Assuming an average of $10,000 in savings per exposure, it can then be translated into an annual $310,000 in savings achieved using synthetic data in ML model development. While these estimations are not guaranteed due to limitations for estimating model performance when data size is small, it provides a high-level view of the benefits of using synthetic data in ML model development process.

3. Conclusions

In this article, we discussed the application of synthetic data for the Homeowners Fraud Detection Project for improving the predictive power of the predictive model. The main challenge that the synthetic data was supposed to address was the major imbalance in the minority target class and small size of the minority target class. To overcome this challenge, MAPFRE’s Advanced Analytics team used two different synthetic data generation models and designed several experiments to achieve considerable improvement in the ML model performance. As discussed in the document, in this case, introducing synthetic data into ML model training led to significant improvements in ML model performance, which is expected to increase the potential impact of the model in business. This project can be considered a showcase of the capability of synthetic data for improving performance of AI models and encourage the expansion of applying synthetic data in other predictive models’ use cases. While the improvement is not guaranteed, the use of synthetic data can be recommended when facing data imbalance and small data size issue. Nevertheless, the application of synthetic data is not limited to these cases and can be tested in any model development.

References

Coalition Against Insurance Fraud. (2024). Fraud Stats. https://insurancefraud.org/fraud-stats/, last accessed on Jan 8, 2024.

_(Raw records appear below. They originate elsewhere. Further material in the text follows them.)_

-    const int nt0 = (wlin % wave_cols) * RN;
-    int orow[MR], rA[MR];
-#pragma unroll
-    for (int m = 0; m < MR; ++m) {
-        orow[m] = row0 + 16 * m + c;
-        rA[m] = orow[m] < p.M ? orow[m] : p.M - 1;
-    }
-    bool nvalid[RN];
-    int ncl[RN];
-#pragma unroll
-    for (int n = 0; n < RN; ++n) {
-        nvalid[n] = nt0 + n < p.n_tiles;
-        ncl[n] = nvalid[n] ? n : 0;
-    }
-    f32x4 acc[MR][RN];
-#pragma unroll
-    for (int m = 0; m < MR; ++m)
-#pragma unroll
-        for (int n = 0; n < RN; ++n) acc[m][n] = (f32x4){0.f, 0.f, 0.f, 0.f};
-    f32x4 ebias[RN], eres[MR][RN];
-#pragma unroll
-    for (int n = 0; n < RN; ++n) {
-        const int col = (nt0 + ncl[n]) * 16 + 4 * g;
-        ebias[n] = p.bias ? *reinterpret_cast<const f32x4*>(p.bias + col) : (f32x4){0.f, 0.f, 0.f, 0.f};
-#pragma unroll
-        for (int m = 0; m < MR; ++m)
-            eres[m][n] = (p.resid && orow[m] < p.M && col + 3 < p.n_store) ? *reinterpret_cast<const f32x4*>(p.resid + (size_t)orow[m] * p.ldr + col)
-                                                                            : (f32x4){0.f, 0.f, 0.f, 0.f};
-    }
-    const float* bseg = p.Bp;
-    auto segment = [&](auto nsum_tag, const float* A, int K, int lda, const int (&ra)[MR], const int (&rb)[MR], const int (&rc)[MR],
-                       const int (&rd)[MR]) {
-        constexpr int NSUM = decltype(nsum_tag)::value;
-        constexpr bool TWO = NSUM >= 2, THREE = NSUM >= 3, FOUR = NSUM >= 4;
-        const int groups = K / 16;
-        const size_t gstride = (size_t)p.n_tiles * 256;
-        if (groups > 0) {
-            f32x4 Ar[RING][MR], Ar2[RING][MR], Ar3[RING][MR], Ar4[RING][MR], Br[RING][RN];
-            const __amdgpu_buffer_rsrc_t rs_a = __builtin_amdgcn_make_buffer_rsrc(const_cast<float*>(A), 0, 0xffffffff, 0x00020000);
-            const __amdgpu_buffer_rsrc_t rs_b = __builtin_amdgcn_make_buffer_rsrc(const_cast<float*>(bseg), 0, 0xffffffff, 0x00020000);
-            unsigned oa[MR], oa2[MR], oa3[MR], oa4[MR];
-#pragma unroll
-            for (int m = 0; m < MR; ++m) {
-                oa[m] = (unsigned)(ra[m] * lda + 4 * g) * 4u; oa2[m] = (unsigned)(rb[m] * lda + 4 * g) * 4u; oa3[m] = (unsigned)(rc[m] * lda + 4 * g) * 4u;
-                oa4[m] = (unsigned)(rd[m] * lda + 4 * g) * 4u;
-            }
-            unsigned obn[RN];
-#pragma unroll
-            for (int n = 0; n < RN; ++n) obn[n] = (unsigned)((nt0 + ncl[n]) * 256 + lane * 4) * 4u;
-            const int gbytes = p.n_tiles * 256 * 4;
-            auto load_group = [&](int slot, int q) {
-                q = q < groups ? q : groups - 1;
-#pragma unroll
-                for (int m = 0; m < MR; ++m) {
-                    Ar[slot][m] = __builtin_bit_cast(f32x4, __builtin_amdgcn_raw_buffer_load_b128(rs_a, (int)oa[m], 64 * q, 0));
-                    if (TWO) Ar2[slot][m] = __builtin_bit_cast(f32x4, __builtin_amdgcn_raw_buffer_load_b128(rs_a, (int)oa2[m], 64 * q, 0));
-                    if (THREE) Ar3[slot][m] = __builtin_bit_cast(f32x4, __builtin_amdgcn_raw_buffer_load_b128(rs_a, (int)oa3[m], 64 * q, 0));
-                    if (FOUR) Ar4[slot][m] = __builtin_bit_cast(f32x4, __builtin_amdgcn_raw_buffer_load_b128(rs_a, (int)oa4[m], 64 * q, 0));
-                }
-#pragma unroll
-                for (int n = 0; n < RN; ++n)
-                    Br[slot][n] = __builtin_bit_cast(f32x4, __builtin_amdgcn_raw_buffer_load_b128(rs_b, (int)obn[n], q * gbytes, 0));
-            };
-            auto compute = [&](int slot) {
-                f32x4 a[MR];
-#pragma unroll
-                for (int m = 0; m < MR; ++m)
-                    a[m] = FOUR ? ((Ar[slot][m] + Ar2[slot][m]) + Ar3[slot][m]) + Ar4[slot][m]
-                         : THREE ? (Ar[slot][m] + Ar2[slot][m]) + Ar3[slot][m] : TWO ? Ar[slot][m] + Ar2[slot][m] : Ar[slot][m];
-#pragma unroll
-                for (int s = 0; s < 4; ++s)
-#pragma unroll
-                    for (int m = 0; m < MR; ++m)
-#pragma unroll
-                        for (int n = 0; n < RN; ++n) acc[m][n] = mcg_mfma(Br[slot][n][s], a[m][s], acc[m][n]);
-            };
-#pragma unroll
-            for (int i = 0; i < RING; ++i) load_group(i, i);
-            int q = 0;
-#pragma unroll 1
-            for (; q + RING <= groups; q += RING) {
-#pragma unroll
-                for (int i = 0; i < RING; ++i) {
-                    compute(i); __builtin_amdgcn_sched_barrier(0); load_group(i, q + RING + i); __builtin_amdgcn_sched_barrier(0);
-                }
-            }
-#pragma unroll
-            for (int i = 0; i < RING - 1; ++i)
-                if (q + i < groups) compute(i);
-        }
-        const int tail = (K - groups * 16) / 4;
-        const float* bt = bseg + (size_t)groups * gstride + (size_t)nt0 * 64 + lane;
-        for (int st = 0; st < tail; ++st) {
-            const int k = groups * 16 + 4 * st + g;
-            float av[MR];
-#pragma unroll
-            for (int m = 0; m < MR; ++m) {
-                av[m] = A[(size_t)ra[m] * lda + k];
-                if (TWO) av[m] += A[(size_t)rb[m] * lda + k];
-                if (THREE) av[m] += A[(size_t)rc[m] * lda + k];
-                if (FOUR) av[m] += A[(size_t)rd[m] * lda + k];
-            }
-#pragma unroll
-            for (int n = 0; n < RN; ++n) {
-                const float b = bt[(size_t)st * p.n_tiles * 64 + ncl[n] * 64];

Goodfellow, I., Pouget-Abadie, J., Mirza, M., Xu, B., Warde-Farley, D., Ozair, S., … & Bengio, Y. (2014). Generative adversarial nets. Advances in neural information processing systems, 27.

IBM Research. (2023). What is synthetic data? https://research.ibm.com/blog/what-is-synthetic-data, last accessed on Dec 4, 2023.

Nvidia. (2023). What is Generative AI? https://www.nvidia.com/en-us/glossary/data-science/generative-ai/, last accessed on Dec 4, 2023.

Xu, L., Skoularidou, M., Cuesta-Infante, A., & Veeramachaneni, K. (2019). Modeling tabular data using conditional gan. Advances in neural information processing systems, 32.